2007-05-22 19:54:06 | Weblog
麻疹(はしか)が猛威を振るっています。東京の大学も休講が相次いでおり、昨日、テレビのニュースで、早稲田大学が全学休講になったと報じていました。
大学院学生時代の指導教授が主催する知財研究会が、2ヶ月に1回程度の割合で開催されており、私もその研究会に参加しています。今月の25日に早稲田大学構内で研究会が開催される予定になっていましたので、開催できるのか心配していました。先程、研究会のHPを見にいったところ、予想通り「研究会は延期します」の記載がありました。残念ですが、感染症には勝てません。
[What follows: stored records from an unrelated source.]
# Rongjiehuang/FastDiff

Measured on AMD Instinct MI355X. Metric: real-time factor (audio-sec/wall-sec), N=4 reverse steps, 80x864 mel, higher is better.
Workload: dtype f32 results; 2-piece fp16 operands (22 bit) on fp16 MFMA, fp32 accumulate; GEMM as Winograd F(2,3); exact-fp32 twin; 1 GPU; BASELINE configs[1]: LJSpeech shape, batch=8 x 80x864 mel per GPU, N=4, HIP kernels + hipGraph sampler; batch_per_gpu=8, frames=864, reverse_steps=4, graph=True, weights=random init seed 1234 (no checkpoint offline), world_size=1, gpus_visible=1, oversubscribed=False

## Files before the change

fastdiff_amd/_capi.py:

```python
import ctypes as ct
import os

_HERE = os.path.dirname(os.path.abspath(__file__))
LIB_PATH = os.path.join(_HERE, "lib", "libfastdiff_hip.so")

FD_OK, FD_ERR_INVALID, FD_ERR_UNSUPPORTED, FD_ERR_HIP, FD_ERR_STATE, FD_ERR_MISSING = 0, -1, -2, -3, -4, -5


class FdConfig(ct.Structure):
    _fields_ = [("audio_channels", ct.c_int), ("inner_channels", ct.c_int), ("cond_channels", ct.c_int),
                ("n_upsample", ct.c_int), ("upsample_ratios", ct.c_int * 8), ("lvc_layers_each_block", ct.c_int),
                ("lvc_kernel_size", ct.c_int), ("kpnet_hidden_channels", ct.c_int), ("kpnet_conv_size", ct.c_int),
                ("diffusion_step_embed_dim_in", ct.c_int), ("diffusion_step_embed_dim_mid", ct.c_int),
                ("diffusion_step_embed_dim_out", ct.c_int), ("use_weight_norm", ct.c_int)]


class FdStep(ct.Structure):
    _fields_ = [("t", ct.c_float), ("c_eps", ct.c_float), ("c_div", ct.c_float), ("sigma", ct.c_float),
                ("c1", ct.c_float), ("c2", ct.c_float), ("c3", ct.c_float), ("add_noise", ct.c_int32)]


class FdWeightRef(ct.Structure):
    _fields_ = [("name", ct.c_char_p), ("data", ct.c_void_p), ("dims", ct.POINTER(ct.c_int64)), ("ndim", ct.c_int32), ("reserved", ct.c_int32)]


class FdKernelStat(ct.Structure):
    _fields_ = [("name", ct.c_char * 48), ("launches", ct.c_int64), ("total_ms", ct.c_double)]


class FdEmaItem(ct.Structure):
    _fields_ = [("p", ct.c_void_p), ("e", ct.c_void_p), ("numel", ct.c_int64)]


class FdEmaHyper(ct.Structure):
    _fields_ = [("decay", ct.c_double), ("warmup", ct.c_double)]


class FdEmaState(ct.Structure):
    _fields_ = [("updates", ct.c_uint64), ("seen_applied", ct.c_uint64), ("w", ct.c_float), ("apply", ct.c_int32)]


def step_table(rows):
    steps = (FdStep * len(rows))()
    for k, row in enumerate(rows):
        steps[k] = FdStep(float(row["t"]), float(row["c_eps"]), float(row["c_div"]), float(row["sigma"]),
                          float(row["c1"]), float(row["c2"]), float(row["c3"]), int(row["add_noise"]))
    return steps


EXPORTS = ["fd_default_config", "fd_create", "fd_destroy", "fd_last_error", "fd_set_weight", "fd_commit_weights",
           "fd_forward", "fd_sample", "fd_sample_check", "fd_sample_ticket", "fd_sample_settle", "fd_set_noise_streams", "fd_sample_halo_frames", "fd_sample_span", "fd_peak_normalize_int16", "fd_peak_normalize_int16_ragged", "fd_mel_spectrogram", "fd_set_mel_filterbank", "fd_get_mel_filterbank", "fd_lvc_forward", "fd_lvc_backward", "fd_lvc_forward_strided", "fd_lvc_backward_strided", "fd_gate_forward", "fd_gate_backward", "fd_kconv_forward", "fd_kconv_backward", "fd_weight_norm_multi_forward", "fd_weight_norm_multi_backward", "fd_refresh_weights_device", "fd_get_weight_image", "fd_get_weight_flags", "fd_pack_source", "fd_fan_forward", "fd_fan_backward", "fd_input_conv_forward", "fd_input_conv_backward", "fd_kconv_backward_w_multi", "fd_kconv_forward_act_multi", "fd_kconv_backward_x_multi", "fd_input_conv_forward_multi", "fd_input_conv_backward_multi", "fd_kconv_forward_act", "fd_kconv_backward_act", "fd_kconv_forward_frames", "fd_kconv_backward_frames", "fd_lvc_forward_frames", "fd_lvc_backward_frames", "fd_conv32_forward", "fd_conv32_backward", "fd_weight_norm_forward", "fd_weight_norm_backward", "fd_conv7_forward", "fd_conv7_backward", "fd_upsample_forward", "fd_upsample_backward", "fd_train_draw", "fd_train_collate", "fd_eval_collate", "fd_item_distance", "fd_eval_accumulate", "fd_mse_forward", "fd_mse_backward", "fd_adamw_multi", "fd_ema_multi", "fd_set_option", "fd_read_tap", "fd_kernel_index", "fd_bias_index",
           "fd_get_profile", "fd_reset_profile", "fd_get_counter", "fd_version", "fd_abi_revision"]

_lib = None


class FastDiffHipError(RuntimeError):
    pass


def load():
    global _lib
    if _lib is not None:
        return _lib
    if not os.path.exists(LIB_PATH):
        raise FastDiffHipError(
            f"{LIB_PATH} is missing: build it with `python -m fastdiff_amd.build` (hipcc, gfx950). "
            "fastdiff_amd has no CPU fallback.")
    lib = ct.CDLL(LIB_PATH)
    vp, ci, cf = ct.c_void_p, ct.c_int, ct.c_float
    lib.fd_version.restype = ct.c_char_p
    lib.fd_last_error.restype = ct.c_char_p
    lib.fd_last_error.argtypes = [vp]
    lib.fd_default_config.argtypes = [ct.POINTER(FdConfig)]
    lib.fd_create.argtypes = [ct.POINTER(FdConfig), ci, ct.POINTER(vp)]
    lib.fd_destroy.argtypes = [vp]
    lib.fd_set_weight.argtypes = [vp, ct.c_char_p, vp, ct.POINTER(ct.c_int64), ci]
    lib.fd_commit_weights.argtypes = [vp]
    lib.fd_refresh_weights_device.argtypes = [vp, ct.POINTER(FdWeightRef), ci, vp]
    lib.fd_get_weight_image.argtypes = [vp, vp, ct.POINTER(ct.c_size_t)]
    lib.fd_get_weight_flags.argtypes = [vp, ct.POINTER(ct.c_uint)]
    lib.fd_pack_source.argtypes = [ct.c_char_p, ci, ci, ci]
    lib.fd_forward.argtypes = [vp, vp, vp, vp, ci, ci, vp, vp, vp]
    lib.fd_sample.argtypes = [vp, vp, ci, ci, vp, ct.POINTER(FdStep), ci, ci, vp, vp, ct.c_uint64, vp, vp, vp]
# ... 27 lines not shown
    lib.fd_kconv_forward_act_multi.argtypes = [vp, ci, vp, vp, vp, ci, ci, ci, ct.c_float, vp, vp]
    lib.fd_kconv_backward_x_multi.argtypes = [vp, ci, vp, vp, vp, vp, ci, ci, ci, ct.c_float, ct.c_float, vp, vp]
    lib.fd_input_conv_forward_multi.argtypes = [vp, ci, vp, vp, vp, ci, ci, ct.c_float, vp, vp]
    lib.fd_input_conv_backward_multi.argtypes = [vp, ci, vp, vp, vp, vp, ci, ci, ct.c_float, vp, vp, vp, vp]
    lib.fd_kconv_backward_w_multi.argtypes = [vp, ci, vp, vp, vp, ci, ci, ci, ct.c_float, vp, vp, vp]
    lib.fd_kconv_forward_frames.argtypes = [vp, vp, vp, vp, ci, ci, ci, vp, vp]
    lib.fd_kconv_backward_frames.argtypes = [vp, vp, vp, vp, ci, ci, ci, vp, vp, vp, vp]
    lib.fd_lvc_forward_frames.argtypes = [vp, vp, vp, ct.c_int64, vp, ct.c_int64, ci, ci, ci, vp, vp]
    lib.fd_lvc_backward_frames.argtypes = [vp, vp, vp, ct.c_int64, vp, ci, ci, ci, vp, vp, ct.c_int64, vp, ct.c_int64, vp]
    lib.fd_conv32_forward.argtypes = [vp, vp, vp, vp, vp, ci, ct.c_int64, ci, cf, cf, vp, vp, vp]
    lib.fd_conv32_backward.argtypes = [vp, vp, vp, vp, vp, vp, ci, ct.c_int64, ci, cf, cf, vp, vp, vp, vp]
    lib.fd_conv7_forward.argtypes = [vp, ci, vp, vp, vp, ci, ct.c_int64, vp, vp]
    lib.fd_conv7_backward.argtypes = [vp, ci, vp, vp, vp, ci, ct.c_int64, vp, vp, vp, vp]
    lib.fd_upsample_forward.argtypes = [vp, vp, vp, vp, ci, ct.c_int64, ci, vp, vp]
    lib.fd_upsample_backward.argtypes = [vp, vp, vp, vp, ci, ct.c_int64, ci, vp, vp, vp, vp]
    lib.fd_weight_norm_forward.argtypes = [vp, vp, vp, ct.c_int64, ci, vp, vp, vp]
    lib.fd_weight_norm_backward.argtypes = [vp, vp, vp, vp, vp, ct.c_int64, ci, vp, vp, vp]
    lib.fd_gate_forward.argtypes = [vp, vp, vp, ci, ci, ct.c_int64, vp, vp]
    lib.fd_gate_backward.argtypes = [vp, vp, vp, ci, ci, ct.c_int64, vp, vp]
    lib.fd_train_draw.argtypes = [vp, vp, vp, ci, ci, ct.c_int64, ct.c_uint64, vp, ct.c_uint64, vp, vp, vp, vp]
    lib.fd_train_collate.argtypes = [vp, vp, vp, vp, ct.c_int64, ci, ci, ci, ct.c_uint64, vp, ct.c_uint64, ci, ci, vp, vp, vp, vp]
    lib.fd_eval_collate.argtypes = [vp, vp, vp, vp, ct.c_int64, ci, ci, ci, ct.c_uint64, vp, ct.c_uint64, vp, vp, vp, vp]
    lib.fd_item_distance.argtypes = [vp, vp, vp, ci, ct.c_int64, ci, vp, vp]
    lib.fd_eval_accumulate.argtypes = [vp, vp, vp, vp, ci, ci, ci, vp, vp, vp, vp]
    lib.fd_mse_forward.argtypes = [vp, vp, vp, ct.c_int64, vp, vp, vp]
    lib.fd_mse_backward.argtypes = [vp, vp, vp, vp, ct.c_int64, vp, vp]
    lib.fd_adamw_multi.argtypes = [vp, vp, ci, vp, vp, vp]
    lib.fd_ema_multi.argtypes = [vp, vp, ci, vp, vp, vp, vp]
    lib.fd_set_option.argtypes = [vp, ct.c_char_p, ct.c_char_p]
    lib.fd_read_tap.argtypes = [vp, ct.c_char_p, vp, ct.c_int64]
    lib.fd_read_tap.restype = ct.c_int64
    lib.fd_kernel_index.argtypes = [ci, ci, ci, ci]
    lib.fd_bias_index.argtypes = [ci, ci]
    lib.fd_get_profile.argtypes = [vp, ct.POINTER(FdKernelStat), ci]
    lib.fd_reset_profile.argtypes = [vp]
    lib.fd_get_counter.argtypes = [vp, ct.c_char_p]
    lib.fd_get_counter.restype = ct.c_int64
    _lib = lib
    return lib


def check(lib, handle, rc, what):
    if rc >= 0:
        return rc
    msg = lib.fd_last_error(handle)
    msg = msg.decode() if msg else what
    if rc == FD_ERR_INVALID:
        raise AssertionError(msg)
    if rc == FD_ERR_UNSUPPORTED:
        raise NotImplementedError(msg)
    if rc == FD_ERR_MISSING:
        raise KeyError(msg)
    raise FastDiffHipError(f"{what}: {msg} (status {rc})")
```

fastdiff_amd/csrc/fd_api_ext.cpp:

```cpp
#include <math.h>
#include <stddef.h>
#include <stdlib.h>
#include <string.h>

#include <algorithm>

#include "fd_kernels.h"
#include "fd_host.h"

extern "C" {

static const int MEL_NM = 80, MEL_NB = 513;
static std::vector<float> default_mel_bank(int variant)
{
    const double sr = 22050.0;
    const double f_sp = 200.0 / 3, min_log_hz = 1000.0, min_log_mel = min_log_hz / f_sp, logstep = log(6.4) / 27.0;
    auto hz_to_mel = [&](double f) { return f >= min_log_hz ? min_log_mel + log(f / min_log_hz) / logstep : f / f_sp; };
    auto mel_to_hz = [&](double m) { return m >= min_log_mel ? min_log_hz * exp(logstep * (m - min_log_mel)) : f_sp * m; };
    const double band[MEL_VARIANTS][2] = {{80.0, 7600.0}, {0.0, 8000.0}};
    std::vector<double> mf(MEL_NM + 2);
    const double m0 = hz_to_mel(band[variant][0]), m1 = hz_to_mel(band[variant][1]);
    for (int i = 0; i < MEL_NM + 2; ++i) mf[i] = mel_to_hz(m0 + (m1 - m0) * i / (MEL_NM + 1));
    std::vector<float> fb((size_t)MEL_NM * MEL_NB, 0.0f);
    for (int m = 0; m < MEL_NM; ++m) {
// ... 175 lines not shown
        n = (int64_t)B * T * fd::KREC; src = w.kpack + (k[5] - '0') * n;
    } else if (k.size() == 5 && k.compare(0, 4, "kp_h") == 0 && k[4] >= '0' && k[4] <= '2') {
        n = (int64_t)B * fd::HID * T; src = w.kp_hB + (k[4] - '0') * n;
    } else if (k.size() == 2 && k[0] == 'x' && k[1] >= '0' && k[1] <= '2') {
        if (!h->mode.keep_taps) FD_FAIL(h, FD_ERR_STATE, "fd_read_tap: set option taps=1 before the forward to keep block outputs");
        const int blk = k[1] - '0';
        src = w.xtap[blk]; n = (int64_t)B * fd::C * T * fd::hop(blk);
    } else if (k == "range_flags") {
        src = reinterpret_cast<const float *>(w.range_flag); n = 32;
    } else if (k == "range_flags_call") {
        src = reinterpret_cast<const float *>(w.range_flag + 64); n = 32;
    } else FD_FAIL(h, FD_ERR_INVALID, "fd_read_tap: unknown tap '%s'", name);
    if (!host_dst) return n;
    if (capacity < n) FD_FAIL(h, FD_ERR_INVALID, "fd_read_tap: capacity %lld < %lld", (long long)capacity, (long long)n);
    FD_HIP(h, hipSetDevice(h->device));
    FD_HIP(h, hipDeviceSynchronize());
    FD_HIP(h, hipMemcpy(host_dst, src, sizeof(float) * n, hipMemcpyDeviceToHost));
    return n;
}
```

「はしか」と言えば、長女が小さい頃、はしかを発症しました。4~5日高熱が続き、妻と2人で看病しましたが、疲労困ぱいとなり、私の母に応援を頼み、何とか乗り切ったことが思い出されます。その時の経験から、「はしか」は怖い病気であるという印象があります。
「はしか」は空気感染でうつり、感染力が強く、保育所や幼稚園などでは流行が一気に広がります。この病気は、これまで大人がかかるケースはまれと考えられてきました。ところが最近、はしかにかかった成人患者の報告例が増えているとして、注目されています。はしかは、大人がかかると重症化することが多いといわれている点にも注意が必要です。
長女が「はしか」を発症したとき、看病した私と妻は発症しなかったので、私と妻は免疫があると思います。その当時、長男も軽く発症しましたので、おそらく免疫があると思います。孫が予防接種したのかどうか分かりません。未だであれば予防接種をするように勧めたいと思います。心配ですから。